# Task
Could you reproduce the lines below from the one with "for (int oj" through the one with "const float4 g"? Keep both ends and add nothing.

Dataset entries
=-=-=
__global__ void __launch_bounds__(256) bn_relu_maxpool_kernel(const float* __restrict__ x, int B, int H, int W, int C4,
                                                               BnBuf bn, int has_bn, int relu, int k, int s, int p,
                                                               int PH, int PW, float* __restrict__ y,
                                                               unsigned char* __restrict__ idx,
                                                               unsigned short* __restrict__ hi,
                                                               unsigned short* __restrict__ mid,
                                                               unsigned short* __restrict__ lo, unsigned* __restrict__ status,
                                                               FastDiv dC4, FastDiv dPW, FastDiv dPH, float* __restrict__ xsel) {
  const unsigned total = (unsigned)B * PH * PW * C4;
  const unsigned stride = gridDim.x * 256u;
  for (unsigned i = blockIdx.x * 256u + threadIdx.x; i < total; i += stride) {
    const unsigned row = fast_div(i, dC4);
    const int c4 = (int)(i - row * (unsigned)C4);
    const unsigned r1 = fast_div(row, dPW);
    const int pw = (int)(row - r1 * (unsigned)PW);
    const int b = (int)fast_div(r1, dPH);
    const int ph = (int)(r1 - (unsigned)b * (unsigned)PH);
    float4 sc = make_float4(1.f, 1.f, 1.f, 1.f), sh = make_float4(0.f, 0.f, 0.f, 0.f);
    if (has_bn) {
      sc = *reinterpret_cast<const float4*>(bn.scale + c4 * 4);
      sh = *reinterpret_cast<const float4*>(bn.shift + c4 * 4);
    }
    float4 best = make_float4(-INFINITY, -INFINITY, -INFINITY, -INFINITY);
    float4 braw = make_float4(0.f, 0.f, 0.f, 0.f);
    uchar4 bi = make_uchar4(0, 0, 0, 0);
    for (int kh = 0; kh < k; ++kh) {
      const int h = ph * s - p + kh;
      if ((unsigned)h >= (unsigned)H) continue;
      for (int kw = 0; kw < k; ++kw) {
        const int w = pw * s - p + kw;
        if ((unsigned)w >= (unsigned)W) continue;
        float4 v = reinterpret_cast<const float4*>(x)[(((long long)b * H + h) * W + w) * C4 + c4];
        const float4 raw = v;
        v.x = v.x * sc.x + sh.x; v.y = v.y * sc.y + sh.y; v.z = v.z * sc.z + sh.z; v.w = v.w * sc.w + sh.w;
        if (relu) { v.x = fmaxf(v.x, 0.f); v.y = fmaxf(v.y, 0.f); v.z = fmaxf(v.z, 0.f); v.w = fmaxf(v.w, 0.f); }
        const unsigned char id = (unsigned char)(kh * k + kw);
        if (v.x > best.x) { best.x = v.x; bi.x = id; braw.x = raw.x; }
        if (v.y > best.y) { best.y = v.y; bi.y = id; braw.y = raw.y; }
        if (v.z > best.z) { best.z = v.z; bi.z = id; braw.z = raw.z; }
        if (v.w > best.w) { best.w = v.w; bi.w = id; braw.w = raw.w; }
      }
    }
    if (y) reinterpret_cast<float4*>(y)[i] = best;
    if (idx) reinterpret_cast<uchar4*>(idx)[i] = bi;
    if (xsel) reinterpret_cast<float4*>(xsel)[i] = braw;
    if (hi) {
      const long long off = plane_offset((long long)row, c4 * 4, C4 / 8, 1);
      unsigned short h[4], m[4], l[4];
      if (!lo) {
        if (f16x2_out_of_range(best.x, kF16ActScale) | f16x2_out_of_range(best.y, kF16ActScale) | f16x2_out_of_range(best.z, kF16ActScale) |
            f16x2_out_of_range(best.w, kF16ActScale)) f16x2_raise(status, 2u);
        split2_f16(best.x, kF16ActScale, h[0], m[0]); split2_f16(best.y, kF16ActScale, h[1], m[1]);
        split2_f16(best.z, kF16ActScale, h[2], m[2]); split2_f16(best.w, kF16ActScale, h[3], m[3]);
      } else {
        split3_bf16(best.x, h[0], m[0], l[0]); split3_bf16(best.y, h[1], m[1], l[1]);
        split3_bf16(best.z, h[2], m[2], l[2]); split3_bf16(best.w, h[3], m[3], l[3]);
      }
      *reinterpret_cast<uint2*>(hi + off) = make_uint2((unsigned)h[0] | ((unsigned)h[1] << 16), (unsigned)h[2] | ((unsigned)h[3] << 16));
      *reinterpret_cast<uint2*>(mid + off) = make_uint2((unsigned)m[0] | ((unsigned)m[1] << 16), (unsigned)m[2] | ((unsigned)m[3] << 16));
      if (lo) *reinterpret_cast<uint2*>(lo + off) = make_uint2((unsigned)l[0] | ((unsigned)l[1] << 16), (unsigned)l[2] | ((unsigned)l[3] << 16));
    }
  }
}

int bn_relu_maxpool(const float* x, int B, int H, int W, int C, const BnBuf* bn, int relu, int k, int s, int p,
                    float* y, unsigned char* idx, hipStream_t st, unsigned short* const planes[3], unsigned* status, float* xsel) {
  DIC_REQUIRE(C % 4 == 0, "maxpool: C %% 4");
  DIC_REQUIRE(y || planes, "maxpool: no output");
  DIC_REQUIRE(!planes || C % 32 == 0, "maxpool: plane output needs C %% 32");
  const int PH = (H + 2 * p - k) / s + 1, PW = (W + 2 * p - k) / s + 1;
  const long long total = (long long)B * PH * PW * (C / 4);
  DIC_REQUIRE(total < (1ll << 31) - (1ll << 22), "maxpool: more than 2^31 output elements");
  BnBuf z{};
  hipLaunchKernelGGL(bn_relu_maxpool_kernel, dim3(ew_blocks(total)), dim3(256), 0, st, x, B, H, W, C / 4, bn ? *bn : z,
                     bn ? 1 : 0, relu, k, s, p, PH, PW, y, idx, planes ? planes[0] : nullptr, planes ? planes[1] : nullptr,
                     planes ? planes[2] : nullptr, status, make_fastdiv((unsigned)(C / 4)), make_fastdiv((unsigned)PW), make_fastdiv((unsigned)PH), xsel);
  DIC_LAUNCH_CHECK();
  return DIC_OK;
}

__global__ void __launch_bounds__(256) poison_if_raised_kernel(float* __restrict__ y, long long n, const unsigned* __restrict__ status) {
  if (*status == 0u) return;
  const float nan = __uint_as_float(0x7fc00000u);
  for (long long i = (long long)blockIdx.x * 256 + threadIdx.x; i < n; i += (long long)gridDim.x * 256) y[i] = nan;
}
__global__ void clear_status_kernel(unsigned* __restrict__ status) { status[threadIdx.x] = 0u; }
int clear_status(unsigned* status, hipStream_t st) {
  hipLaunchKernelGGL(clear_status_kernel, dim3(1), dim3(64), 0, st, status);
  DIC_LAUNCH_CHECK();
  return DIC_OK;
}
int poison_if_raised(float* y, long long n, const unsigned* status, hipStream_t st) {
  hipLaunchKernelGGL(poison_if_raised_kernel, dim3(64), dim3(256), 0, st, y, n, status);
  DIC_LAUNCH_CHECK();
  return DIC_OK;
}

__global__ void __launch_bounds__(256) adaptive_avgpool_kernel(const float* __restrict__ x, int B, int H, int W, int C4,
                                                                BnBuf bn, int has_bn, int relu, int OUT,
                                                                float* __restrict__ y) {
  const long long total = (long long)B * OUT * OUT * C4;
  const long long stride = (long long)gridDim.x * 256;
  for (long long i = (long long)blockIdx.x * 256 + threadIdx.x; i < total; i += stride) {
    const int c4 = (int)(i % C4);
    long long r = i / C4;
    const int oj = (int)(r % OUT); r /= OUT;
    const int oi = (int)(r % OUT);
    const int b = (int)(r / OUT);
    const int h0 = (oi * H) / OUT, h1 = ((oi + 1) * H + OUT - 1) / OUT;
    const int w0 = (oj * W) / OUT, w1 = ((oj + 1) * W + OUT - 1) / OUT;
    float4 sc = make_float4(1.f, 1.f, 1.f, 1.f), sh = make_float4(0.f, 0.f, 0.f, 0.f);
    if (has_bn) {
      sc = *reinterpret_cast<const float4*>(bn.scale + c4 * 4);
      sh = *reinterpret_cast<const float4*>(bn.shift + c4 * 4);
    }
    float4 acc = make_float4(0.f, 0.f, 0.f, 0.f);
    for (int h = h0; h < h1; ++h)
      for (int w = w0; w < w1; ++w) {
        float4 v = reinterpret_cast<const float4*>(x)[(((long long)b * H + h) * W + w) * C4 + c4];
        v.x = v.x * sc.x + sh.x; v.y = v.y * sc.y + sh.y; v.z = v.z * sc.z + sh.z; v.w = v.w * sc.w + sh.w;
        if (relu) { v.x = fmaxf(v.x, 0.f); v.y = fmaxf(v.y, 0.f); v.z = fmaxf(v.z, 0.f); v.w = fmaxf(v.w, 0.f); }
        acc.x += v.x; acc.y += v.y; acc.z += v.z; acc.w += v.w;
      }
    const float n = (float)((h1 - h0) * (w1 - w0));
    acc.x /= n; acc.y /= n; acc.z /= n; acc.w /= n;
    reinterpret_cast<float4*>(y)[i] = acc;
  }
}

int adaptive_avgpool(const float* x, int B, int H, int W, int C, const BnBuf* bn, int relu, int out, float* y,
                     hipStream_t st) {
  DIC_REQUIRE(C % 4 == 0, "avgpool: C %% 4");
  const long long total = (long long)B * out * out * (C / 4);
  BnBuf z{};
  hipLaunchKernelGGL(adaptive_avgpool_kernel, dim3(ew_blocks(total)), dim3(256), 0, st, x, B, H, W, C / 4,
                     bn ? *bn : z, bn ? 1 : 0, relu, out, y);
  DIC_LAUNCH_CHECK();
  return DIC_OK;
}

__global__ void __launch_bounds__(256) adaptive_avgpool_bwd_kernel(const float* __restrict__ dy, int B, int H, int W,
                                                                    int C4, int OUT, float* __restrict__ dx) {
  const long long total = (long long)B * H * W * C4;
  const long long stride = (long long)gridDim.x * 256;
  for (long long i = (long long)blockIdx.x * 256 + threadIdx.x; i < total; i += stride) {
    const int c4 = (int)(i % C4);
    long long r = i / C4;
    const int w = (int)(r % W); r /= W;
    const int h = (int)(r % H);
    const int b = (int)(r / H);
    float4 acc = make_float4(0.f, 0.f, 0.f, 0.f);
    const int oi_lo = max(0, (h * OUT) / H - 1), oi_hi = min(OUT - 1, ((h + 1) * OUT + H - 1) / H + 1);
    const int oj_lo = max(0, (w * OUT) / W - 1), oj_hi = min(OUT - 1, ((w + 1) * OUT + W - 1) / W + 1);
    for (int oi = oi_lo; oi <= oi_hi; ++oi) {
      const int h0 = (oi * H) / OUT, h1 = ((oi + 1) * H + OUT - 1) / OUT;
      if (h < h0 || h >= h1) continue;
      for (int oj = oj_lo; oj <= oj_hi; ++oj) {
        const int w0 = (oj * W) / OUT, w1 = ((oj + 1) * W + OUT - 1) / OUT;
        if (w < w0 || w >= w1) continue;
        const float inv = 1.0f / (float)((h1 - h0) * (w1 - w0));
        const float4 g = reinterpret_cast<const float4*>(dy)[(((long long)b * OUT + oi) * OUT + oj) * C4 + c4];
        acc.x += g.x * inv; acc.y += g.y * inv; acc.z += g.z * inv; acc.w += g.w * inv;
      }
    }
    reinterpret_cast<float4*>(dx)[i] = acc;
  }
}

int adaptive_avgpool_bwd(const float* dy, int B, int H, int W, int C, int out, float* dx, hipStream_t st) {
  const long long total = (long long)B * H * W * (C / 4);
  hipLaunchKernelGGL(adaptive_avgpool_bwd_kernel, dim3(ew_blocks(total)), dim3(256), 0, st, dy, B, H, W, C / 4, out, dx);
  DIC_LAUNCH_CHECK();
  return DIC_OK;
}

__global__ void __launch_bounds__(256) maxpool_relu_bwd_kernel(const float* __restrict__ dpool,
                                                                const unsigned char* __restrict__ idx,
                                                                const float* __restrict__ x, int B, int H, int W, int C4,
                                                                int k, int PH, int PW, BnBuf bn, float* __restrict__ dy) {
  const long long total = (long long)B * H * W * C4;
  const long long stride = (long long)gridDim.x * 256;
  for (long long i = (long long)blockIdx.x * 256 + threadIdx.x; i < total; i += stride) {
    const int c4 = (int)(i % C4);
    long long r = i / C4;
    const int w = (int)(r % W); r /= W;
    const int h = (int)(r % H);
    const int b = (int)(r / H);
    const int ph = h / k, pw = w / k;
    float4 g = make_float4(0.f, 0.f, 0.f, 0.f);
    if (ph < PH && pw < PW) {
      const long long po = (((long long)b * PH + ph) * PW + pw) * C4 + c4;
      const float4 d = reinterpret_cast<const float4*>(dpool)[po];
      const uchar4 id = reinterpret_cast<const uchar4*>(idx)[po];
      const unsigned char me = (unsigned char)((h - ph * k) * k + (w - pw * k));
      const float4 v = reinterpret_cast<const float4*>(x)[i];
      const float4 sc = *reinterpret_cast<const float4*>(bn.scale + c4 * 4);
      const float4 sh = *reinterpret_cast<const float4*>(bn.shift + c4 * 4);
      g.x = (id.x == me && v.x * sc.x + sh.x > 0.f) ? d.x : 0.f;
      g.y = (id.y == me && v.y * sc.y + sh.y > 0.f) ? d.y : 0.f;
      g.z = (id.z == me && v.z * sc.z + sh.z > 0.f) ? d.z : 0.f;
      g.w = (id.w == me && v.w * sc.w + sh.w > 0.f) ? d.w : 0.f;
    }
    reinterpret_cast<float4*>(dy)[i] = g;
  }
}

int maxpool_relu_bwd(const float* dpool, const unsigned char* idx, const float* x, int B, int H, int W, int C, int k,
                     BnBuf bn, float* dy, hipStream_t st) {
  const long long total = (long long)B * H * W * (C / 4);
  hipLaunchKernelGGL(maxpool_relu_bwd_kernel, dim3(ew_blocks(total)), dim3(256), 0, st, dpool, idx, x, B, H, W, C / 4,
                     k, H / k, W / k, bn, dy);
  DIC_LAUNCH_CHECK();
  return DIC_OK;
}

__device__ __forceinline__ bool relu_passes(float v, float sc, float sh) { return fmaf(v, sc, sh) > 0.f; }

__global__ void __launch_bounds__(256) relu_mask_bwd_kernel(float* __restrict__ dy, const float* __restrict__ x,
                                                             long long n4, int C4, BnBuf bn) {
  const long long stride = (long long)gridDim.x * 256;
  for (long long i = (long long)blockIdx.x * 256 + threadIdx.x; i < n4; i += stride) {
    const int c = (int)(i % C4) * 4;
    const float4 v = reinterpret_cast<const float4*>(x)[i];
    const float4 sc = *reinterpret_cast<const float4*>(bn.scale + c);
    const float4 sh = *reinterpret_cast<const float4*>(bn.shift + c);
    float4 g = reinterpret_cast<float4*>(dy)[i];
    if (!relu_passes(v.x, sc.x, sh.x)) g.x = 0.f;
    if (!relu_passes(v.y, sc.y, sh.y)) g.y = 0.f;
    if (!relu_passes(v.z, sc.z, sh.z)) g.z = 0.f;
    if (!relu_passes(v.w, sc.w, sh.w)) g.w = 0.f;
    reinterpret_cast<float4*>(dy)[i] = g;
  }
}

__global__ void __launch_bounds__(256) relu_mask_export_kernel(const float* __restrict__ x, long long n, int C, BnBuf bn,
                                                                unsigned char* __restrict__ out) {
  const long long stride = (long long)gridDim.x * 256;
  for (long long i = (long long)blockIdx.x * 256 + threadIdx.x; i < n; i += stride) {
    const int c = (int)(i % C);
    out[i] = relu_passes(x[i], bn.scale[c], bn.shift[c]) ? 1 : 0;
  }
}

int relu_mask_export(const float* x, long long rows, int C, BnBuf bn, unsigned char* out, hipStream_t st) {
  hipLaunchKernelGGL(relu_mask_export_kernel, dim3(ew_blocks(rows * C)), dim3(256), 0, st, x, rows * C, C, bn, out);
  DIC_LAUNCH_CHECK();
  return DIC_OK;
}

int relu_mask_bwd(float* dy, const float* x, long long rows, int C, BnBuf bn, hipStream_t st) {
  const long long n4 = rows * C / 4;
  hipLaunchKernelGGL(relu_mask_bwd_kernel, dim3(ew_blocks(n4)), dim3(256), 0, st, dy, x, n4, C / 4, bn);
  DIC_LAUNCH_CHECK();
  return DIC_OK;
}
=-=-=
# Answer box
      for (int oj = oj_lo; oj <= oj_hi; ++oj) {
        const int w0 = (oj * W) / OUT, w1 = ((oj + 1) * W + OUT - 1) / OUT;
        if (w < w0 || w >= w1) continue;
        const float inv = 1.0f / (float)((h1 - h0) * (w1 - w0));
        const float4 g = reinterpret_cast<const float4*>(dy)[(((long long)b * OUT + oi) * OUT + oj) * C4 + c4];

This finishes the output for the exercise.